CVE-2026-3502 - [KEV] - CVSS 7.8

Overview

CVE-2026-3502 is a download of code without integrity check vulnerability (CWE-494) affecting the TrueConf Client. The application's update mechanism fails to validate the authenticity or integrity of update payloads before execution. An attacker positioned to influence the update delivery path—through network interception, DNS manipulation, compromise of update infrastructure, or related path-substitution techniques—can deliver a tampered payload that the updater will execute, resulting in arbitrary code execution in the context of the updater process or the current user.

The vulnerability carries a CVSS score of 7.8 and an EPSS of 0.015. Despite the relatively low EPSS, CISA added CVE-2026-3502 to the Known Exploited Vulnerabilities (KEV) catalog on 2026-04-02, confirming active in-the-wild exploitation.

Affected Products

• TrueConf Client (TrueConf videoconferencing endpoint software)
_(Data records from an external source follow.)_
template <int OWT, bool TRANS, int BNT = 512, bool RES = true, bool P2 = false, bool GNA = false>
__global__ void __launch_bounds__(512, 1)
conv_halo_k(const bf16* __restrict__ I, const bf16* __restrict__ Wp, const float* __restrict__ bias,
            const float* __restrict__ row_bias, const bf16* __restrict__ res, bf16* __restrict__ O, int in_bytes,
            int w_bytes, int Nimg, int OH, int IC, int ICp, int OC, float scale, int res_nmod,
            float* __restrict__ gnp, int gn_groups, bf16* __restrict__ O2, const float* __restrict__ gab) {
  static_assert(!GNA || (!P2 && !TRANS), "GroupNorm staging: forward, single-tap schedule");
  __shared__ __attribute__((aligned(16))) float sG[GNA ? 2 * 512 : 4];
  typedef HaloGeom<OWT, BNT> Gm;
  constexpr int BM = 128, BN = BNT, WM = 64, WN = BN / 4, TM = 4, TN = WN / 16;
  __shared__ __attribute__((aligned(16))) bf16 smem[2 * Gm::HBUF + (P2 ? 8 : 4) * Gm::ABUF];
  bf16* const sH = smem;
  bf16* const sAr = smem + 2 * Gm::HBUF;

  const int tid = threadIdx.x, lane = tid & 63;
  const int wave = __builtin_amdgcn_readfirstlane(tid >> 6);
  const int wm = wave >> 2, wn = wave & 3;
  const int OW = OWT, IH = OH, IW = OW;
  const int tiles = Nimg * (OH / Gm::TR);
  int bid = blockIdx.x;
  {
    int q = tiles / 8, r = tiles % 8, xcd = bid % 8;
    bid = (xcd < r ? xcd * (q + 1) : r * (q + 1) + (xcd - r) * q) + bid / 8;
  }
  const int img = bid / (OH / Gm::TR);
  const int r0 = (bid - img * (OH / Gm::TR)) * Gm::TR;
  const long n0 = ((long)img * OH + r0) * OW;
  const long Mpix = (long)Nimg * OH * OW;
  const int m0 = blockIdx.y * BM;
  const int Kp = 9 * ICp;

  const int arow = wave * 16 + (lane >> 2);
  const int aoff = ((m0 + arow) * Kp + (((lane & 3) ^ ((arow >> 1) & 2)) << 3)) * 2;
  unsigned hoff[Gm::HPW];
#pragma unroll
  for (int k = 0; k < Gm::HPW; ++k) {
    const int fi = (wave + 8 * k) * 16 + (lane >> 2);
    const int hr = fi / Gm::HW2, hc = fi - hr * Gm::HW2;
    const int ih = r0 - 1 + hr, iw = hc - 1;
    const bool ok = fi < Gm::HP && ih >= 0 && ih < IH && iw >= 0 && iw < IW;
    const int q = (lane & 3) ^ ((fi >> 1) & 2);
    const unsigned o = (unsigned)((((img * IH + (ok ? ih : 0)) * IW + (ok ? iw : 0)) * IC + q * 8) * 2);
    hoff[k] = ok ? o : 0x80000000u;
  }
  const int gnq = (lane & 3) ^ ((lane >> 3) & 2);
  auto gn_apply = [&](bf16* hb, int c) {
    if constexpr (GNA) {
      int lo = lane * 8 + wave * 16 * HALO_CH, to = (c * HALO_CH + gnq * 8) * 2;
      asm volatile("" : "+v"(lo), "+v"(to));
      const f32x4* t = reinterpret_cast<const f32x4*>(sG + to);
#pragma unroll
      for (int k = 0; k < Gm::HPW; ++k) {
        const bool ok = hoff[k] != 0x80000000u;
        bf16x2* q = reinterpret_cast<bf16x2*>(hb + lo + 8 * k * 16 * HALO_CH);
#pragma unroll
        for (int h = 0; h < 4; ++h) {
          const f32x4 a = t[h];
          const bf16x2 v = q[h];
          bf16x2 o;
          o[0] = (bf16)siluf_(__builtin_fmaf((float)v[0], a[0], a[1]));
          o[1] = (bf16)siluf_(__builtin_fmaf((float)v[1], a[2], a[3]));
          q[h] = ok ? o : v;
          __builtin_amdgcn_sched_barrier(0);
        }
      }
      asm volatile("s_waitcnt lgkmcnt(0)" ::: "memory");
    }
  };

  const int NCH = IC / HALO_CH, S = 9 * NCH;
  auto a_soff = [&](int s) {
    const int ss = s < S ? s : S - 1;
    const int c = ss / 9, t = ss - c * 9;
    return (t * ICp + c * HALO_CH) * 2;
  };

  f32x4 acc[TM][TN];
#pragma unroll
  for (int i = 0; i < TM; ++i)
#pragma unroll
    for (int j = 0; j < TN; ++j) acc[i][j] = f32x4{0.f, 0.f, 0.f, 0.f};

  const int fr = lane & 15, fq = lane >> 4;
  int hp0[TN];
#pragma unroll
  for (int j = 0; j < TN; ++j) {
    const int p = wn * WN + j * 16 + fr;
    hp0[j] = (p / OWT) * Gm::HW2 + (p % OWT);
  }
  const int OHW = OH * OW;
  if (RES && res) {
#pragma unroll
    for (int j = 0; j < TN; ++j) {
      const long pix = n0 + wn * WN + j * 16 + fr;
      const long rpix = res_nmod > 0 ? (long)(img % res_nmod) * OHW + (pix - (long)img * OHW) : pix;
#pragma unroll
      for (int i = 0; i < TM; ++i) {
        const int co = m0 + wm * WM + i * 16 + fq * 4;
        const bf16x4 r4 = co < OC ? *reinterpret_cast<const bf16x4*>(res + rpix * OC + co) : bf16x4{};
#pragma unroll
        for (int e = 0; e < 4; ++e) acc[i][j][e] = (float)r4[e];
      }
    }
  }

  if constexpr (P2) {
  halo_issue_b<Gm::HPW>(sH, I, in_bytes, hoff, 0, wave);
#pragma unroll
  for (int k = 0; k < 4; ++k) halo_issue_a(sAr + k * Gm::ABUF, Wp, w_bytes, aoff, a_soff(k), wave);
  int bo[3][TN], ao[TM];
#pragma unroll
  for (int kw = 0; kw < 3; ++kw)
#pragma unroll
    for (int j = 0; j < TN; ++j) {
      const int hp = hp0[j] + kw;
      bo[kw][j] = hp * HALO_CH + ((fq ^ ((hp >> 1) & 2)) << 3);
    }
#pragma unroll
  for (int i = 0; i < TM; ++i) {
    const int row = wm * WM + i * 16 + fr;
    ao[i] = row * HALO_CH + ((fq ^ ((row >> 1) & 2)) << 3);
  }
  auto step = [&](int s, int t, const bf16* hb) {
    const bf16* a = sAr + (s & 7) * Gm::ABUF;
    const int kh = TRANS ? 2 - t / 3 : t / 3, kw = TRANS ? 2 - t % 3 : t % 3;
    bf16x8 af[TM], bfr[TN];
#pragma unroll
    for (int j = 0; j < TN; ++j) bfr[j] = *reinterpret_cast<const bf16x8*>(hb + kh * Gm::HW2 * HALO_CH + bo[kw][j]);
#pragma unroll
    for (int i = 0; i < TM; ++i) af[i] = *reinterpret_cast<const bf16x8*>(a + ao[i]);
#pragma unroll
    for (int i = 0; i < TM; ++i)
#pragma unroll
      for (int j = 0; j < TN; ++j)
        acc[i][j] = __builtin_amdgcn_mfma_f32_16x16x32_bf16(af[i], bfr[j], acc[i][j], 0, 0, 0);
  };
  for (int c2 = 0; c2 < NCH; c2 += 2) {
    const int S0 = c2 * 9;
#pragma unroll
    for (int pp = 0; pp < 9; ++pp) {
      if (pp == 1 || pp == 2 || pp == 6 || pp == 7) {
        asm volatile("s_waitcnt vmcnt(%0)" ::"n"(2 + Gm::HPW) : "memory");
      } else {
        asm volatile("s_waitcnt vmcnt(2)" ::: "memory");
      }
      __builtin_amdgcn_s_barrier();
      const int s0 = S0 + 2 * pp;
      halo_issue_a(sAr + ((s0 + 4) & 7) * Gm::ABUF, Wp, w_bytes, aoff, a_soff(s0 + 4), wave);
      halo_issue_a(sAr + ((s0 + 5) & 7) * Gm::ABUF, Wp, w_bytes, aoff, a_soff(s0 + 5), wave);
      if (pp == 0 || pp == 5) {
        const int cn0 = c2 + (pp == 0 ? 1 : 2), cn = cn0 < NCH ? cn0 : NCH - 1;
        halo_issue_b<Gm::HPW>(sH + (cn0 & 1) * Gm::HBUF, I, in_bytes, hoff, cn * HALO_CH * 2, wave);
      }
      __builtin_amdgcn_s_setprio(1);
      const int sr0 = 2 * pp, sr1 = 2 * pp + 1;
      step(S0 + sr0, sr0 % 9, sH + (sr0 / 9) * Gm::HBUF);
      step(S0 + sr1, sr1 % 9, sH + (sr1 / 9) * Gm::HBUF);
      __builtin_amdgcn_s_setprio(0);
    }
  }
  } else {
  float gt[GNA ? 2 : 1];
  if constexpr (GNA) {
#pragma unroll
    for (int i = 0; i < 2; ++i) {
      const int j = tid + 512 * i;
      gt[i] = j < 2 * IC ? gab[(long)img * IC * 2 + j] : 0.f;
    }
  }
  halo_issue_b<Gm::HPW>(sH, I, in_bytes, hoff, 0, wave);
  halo_issue_a(sAr, Wp, w_bytes, aoff, a_soff(0), wave);
  halo_issue_a(sAr + Gm::ABUF, Wp, w_bytes, aoff, a_soff(1), wave);
  halo_issue_a(sAr + 2 * Gm::ABUF, Wp, w_bytes, aoff, a_soff(2), wave);
  if constexpr (GNA) {
#pragma unroll
    for (int i = 0; i < 2; ++i) sG[tid + 512 * i] = gt[i];
  }
  asm volatile("s_waitcnt vmcnt(0)" ::: "memory");
  if constexpr (GNA) {
    asm volatile("s_waitcnt lgkmcnt(0)" ::: "memory");
    __builtin_amdgcn_s_barrier();
    gn_apply(sH, 0);
  }
  int bo[3][TN], ao[TM];
#pragma unroll
  for (int kw = 0; kw < 3; ++kw)
#pragma unroll
    for (int j = 0; j < TN; ++j) {
      const int hp = hp0[j] + kw;
      bo[kw][j] = hp * HALO_CH + ((fq ^ ((hp >> 1) & 2)) << 3);
    }
#pragma unroll
  for (int i = 0; i < TM; ++i) {
    const int row = wm * WM + i * 16 + fr;
    ao[i] = row * HALO_CH + ((fq ^ ((row >> 1) & 2)) << 3);
  }
  for (int c = 0; c < NCH; ++c) {
    const bf16* hb = sH + (c & 1) * Gm::HBUF;
#pragma unroll
    for (int t = 0; t < 9; ++t) {
      const int s = c * 9 + t;
      if (t >= 1 && t <= 3) {
        asm volatile("s_waitcnt vmcnt(%0)" ::"n"(2 + Gm::HPW) : "memory");
      } else {
        asm volatile("s_waitcnt vmcnt(2)" ::: "memory");
      }
      __builtin_amdgcn_s_barrier();
      halo_issue_a(sAr + ((s + 3) & 3) * Gm::ABUF, Wp, w_bytes, aoff, a_soff(s + 3), wave);
      if (t == 0) {
        const int cn = c + 1 < NCH ? c + 1 : NCH - 1;
        halo_issue_b<Gm::HPW>(sH + ((c + 1) & 1) * Gm::HBUF, I, in_bytes, hoff, cn * HALO_CH * 2, wave);
      }
      if (t == 4) gn_apply(sH + ((c + 1) & 1) * Gm::HBUF, c + 1 < NCH ? c + 1 : NCH - 1);
      const bf16* a = sAr + (s & 3) * Gm::ABUF;
      __builtin_amdgcn_s_setprio(1);
      bf16x8 af[TM], bfr[TN];
      const int kh = TRANS ? 2 - t / 3 : t / 3, kw = TRANS ? 2 - t % 3 : t % 3;
#pragma unroll
      for (int j = 0; j < TN; ++j) bfr[j] = *reinterpret_cast<const bf16x8*>(hb + kh * Gm::HW2 * HALO_CH + bo[kw][j]);
#pragma unroll
      for (int i = 0; i < TM; ++i) af[i] = *reinterpret_cast<const bf16x8*>(a + ao[i]);
#pragma unroll
      for (int i = 0; i < TM; ++i)
#pragma unroll
        for (int j = 0; j < TN; ++j)
          acc[i][j] = __builtin_amdgcn_mfma_f32_16x16x32_bf16(af[i], bfr[j], acc[i][j], 0, 0, 0);
      __builtin_amdgcn_s_setprio(0);
    }
  }
  }
  asm volatile("s_waitcnt vmcnt(0)" ::: "memory");

  constexpr int NH = WN / 64;
  float gs[TM][NH], gq[TM][NH];
#pragma unroll
  for (int i = 0; i < TM; ++i)
#pragma unroll
    for (int h = 0; h < NH; ++h) gs[i][h] = gq[i][h] = 0.f;
  float cb[TM][4];
#pragma unroll
  for (int i = 0; i < TM; ++i) {
    const int co = m0 + wm * WM + i * 16 + fq * 4;
#pragma unroll
    for (int e = 0; e < 4; ++e) {
      float t = 0.f;
      if (co + e < OC) {
        if (bias) t += bias[co + e];
        if (row_bias) t += row_bias[(long)img * OC + co + e];
      }
      cb[i][e] = t;
    }
  }
#ifdef D3D_HALO_EPI_DIRECT
  constexpr bool LEPI = false;
#else
  constexpr bool LEPI = true;
#endif
  static_assert(2 * Gm::HBUF + (P2 ? 8 : 4) * Gm::ABUF >= BN * 128, "output tile must fit the LDS");
  const bool lepi = LEPI && (OC % 8) == 0;
  bf16* const sT = smem;
  if (lepi) {
    asm volatile("s_waitcnt lgkmcnt(0)" ::: "memory");
    __builtin_amdgcn_s_barrier();
  }
#pragma unroll
  for (int j = 0; j < TN; ++j) {
    const long pix = n0 + wn * WN + j * 16 + fr;
    const int pl = wn * WN + j * 16 + fr;
#pragma unroll
    for (int i = 0; i < TM; ++i) {
      const int co = m0 + wm * WM + i * 16 + fq * 4;
      if (co >= OC) continue;
      float v[4];
#pragma unroll
      for (int e = 0; e < 4; ++e) v[e] = acc[i][j][e] + cb[i][e];
      bf16x4 o4;
#pragma unroll
      for (int e = 0; e < 4; ++e) {
        o4[e] = (bf16)(v[e] * scale);
        const float y = (float)o4[e];
        gs[i][j / 4] += y;
        gq[i][j / 4] += y * y;
      }
      if (lepi) {
        const int cl = wm * WM + i * 16 + fq * 4;
        *reinterpret_cast<bf16x4*>(sT + pl * 128 + (((cl >> 3) ^ (pl & 15)) << 3) + (cl & 4)) = o4;
      } else {
        *reinterpret_cast<bf16x4*>(O + pix * OC + co) = o4;
        if (O2) silu_store4(O2, pix * OC + co, o4);
      }
    }
  }
  if (gnp) gn_part_store<TM, NH>(gs, gq, lane, m0 + wm * WM, n0 + wn * WN, OC, gn_groups, OHW, Mpix, gnp);
  if (lepi) {
    asm volatile("s_waitcnt lgkmcnt(0)" ::: "memory");
    __builtin_amdgcn_s_barrier();
#pragma unroll 4
    for (int idx = tid; idx < BN * 16; idx += 512) {
      const int pl = idx >> 4, c = idx & 15;
      const int co = m0 + c * 8;
      if (co >= OC) continue;
      const bf16x8 v = *reinterpret_cast<const bf16x8*>(sT + pl * 128 + ((c ^ (pl & 15)) << 3));
      const long off = (n0 + pl) * OC + co;
      *reinterpret_cast<bf16x8*>(O + off) = v;
      if (O2) {
        bf16x8 s8;
#pragma unroll
        for (int e = 0; e < 8; ++e) s8[e] = (bf16)siluf_((float)v[e]);
        *reinterpret_cast<bf16x8*>(O2 + off) = s8;
      }
    }
  }
}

Organizations should consult the vendor advisory for the exact version range affected and the fixed release.

Exploitation Evidence

• CISA KEV listing: CVE-2026-3502 was added to the KEV catalog on 2026-04-02, indicating verified active exploitation.
• Exploitation requires an attacker-controlled position over the update channel. Realistic preconditions include adversary-in-the-middle (AitM) on the client's network egress, rogue Wi-Fi or captive portals, ISP-level interference, compromise of an update mirror/CDN, or local hosts-file/proxy tampering on the endpoint.
• Successful exploitation yields code execution as the user running TrueConf Client; in some deployments the updater may run with elevated privileges, broadening impact.

ATT&CK Mapping

No formal ATT&CK mappings are present in the database. Based on the vulnerability class, the following techniques are plausible during an exploitation chain:

• T1195.002 – Supply Chain Compromise: Compromise Software Supply Chain (tampered update payload delivery)
• T1557 – Adversary-in-the-Middle (interception of update traffic)
• T1059 – Command and Scripting Interpreter / T1204.002 – User Execution: Malicious File (post-payload execution)
• T1543 – Create or Modify System Process (persistence if the updater installs services)

Threat Actor Context

No public threat actor attribution is currently available in the database for CVE-2026-3502. KEV listing implies confirmed exploitation by at least one threat actor, but specific group attribution has not been disclosed. Update-channel substitution attacks are historically associated with both nation-state operators (for targeted implants) and opportunistic AitM operators on hostile networks.

Recommended Actions

• Patch immediately: Upgrade TrueConf Client to the vendor-provided fixed version that enforces signature/integrity validation on update payloads. Federal civilian agencies must comply with the BOD 22-01 KEV remediation deadline.
• Restrict update traffic: Where patching is delayed, block or proxy TrueConf updater traffic through inspected, TLS-pinned egress paths and prevent the client from reaching arbitrary hosts.
• Inventory and isolate: Identify all endpoints with TrueConf Client installed; prioritize remediation on systems used on untrusted networks (remote workers, conference rooms, BYOD).
• Run with least privilege: Ensure TrueConf Client and its updater do not run as Administrator/SYSTEM where avoidable, limiting the blast radius of code execution.
• Detection: Hunt for anomalous child processes spawned by the TrueConf updater binary, unexpected file writes into the TrueConf install directory, and outbound update requests to non-vendor domains/IPs. Review EDR telemetry for the period preceding 2026-04-02 and forward.
• Network hardening: Enforce DNS filtering, certificate pinning where supported, and block known rogue captive-portal/AitM infrastructure on corporate VPN egress.
• Incident response: On systems where unauthorized update activity is suspected, treat as potentially compromised—collect forensic images, rotate credentials, and validate endpoint integrity before returning to service.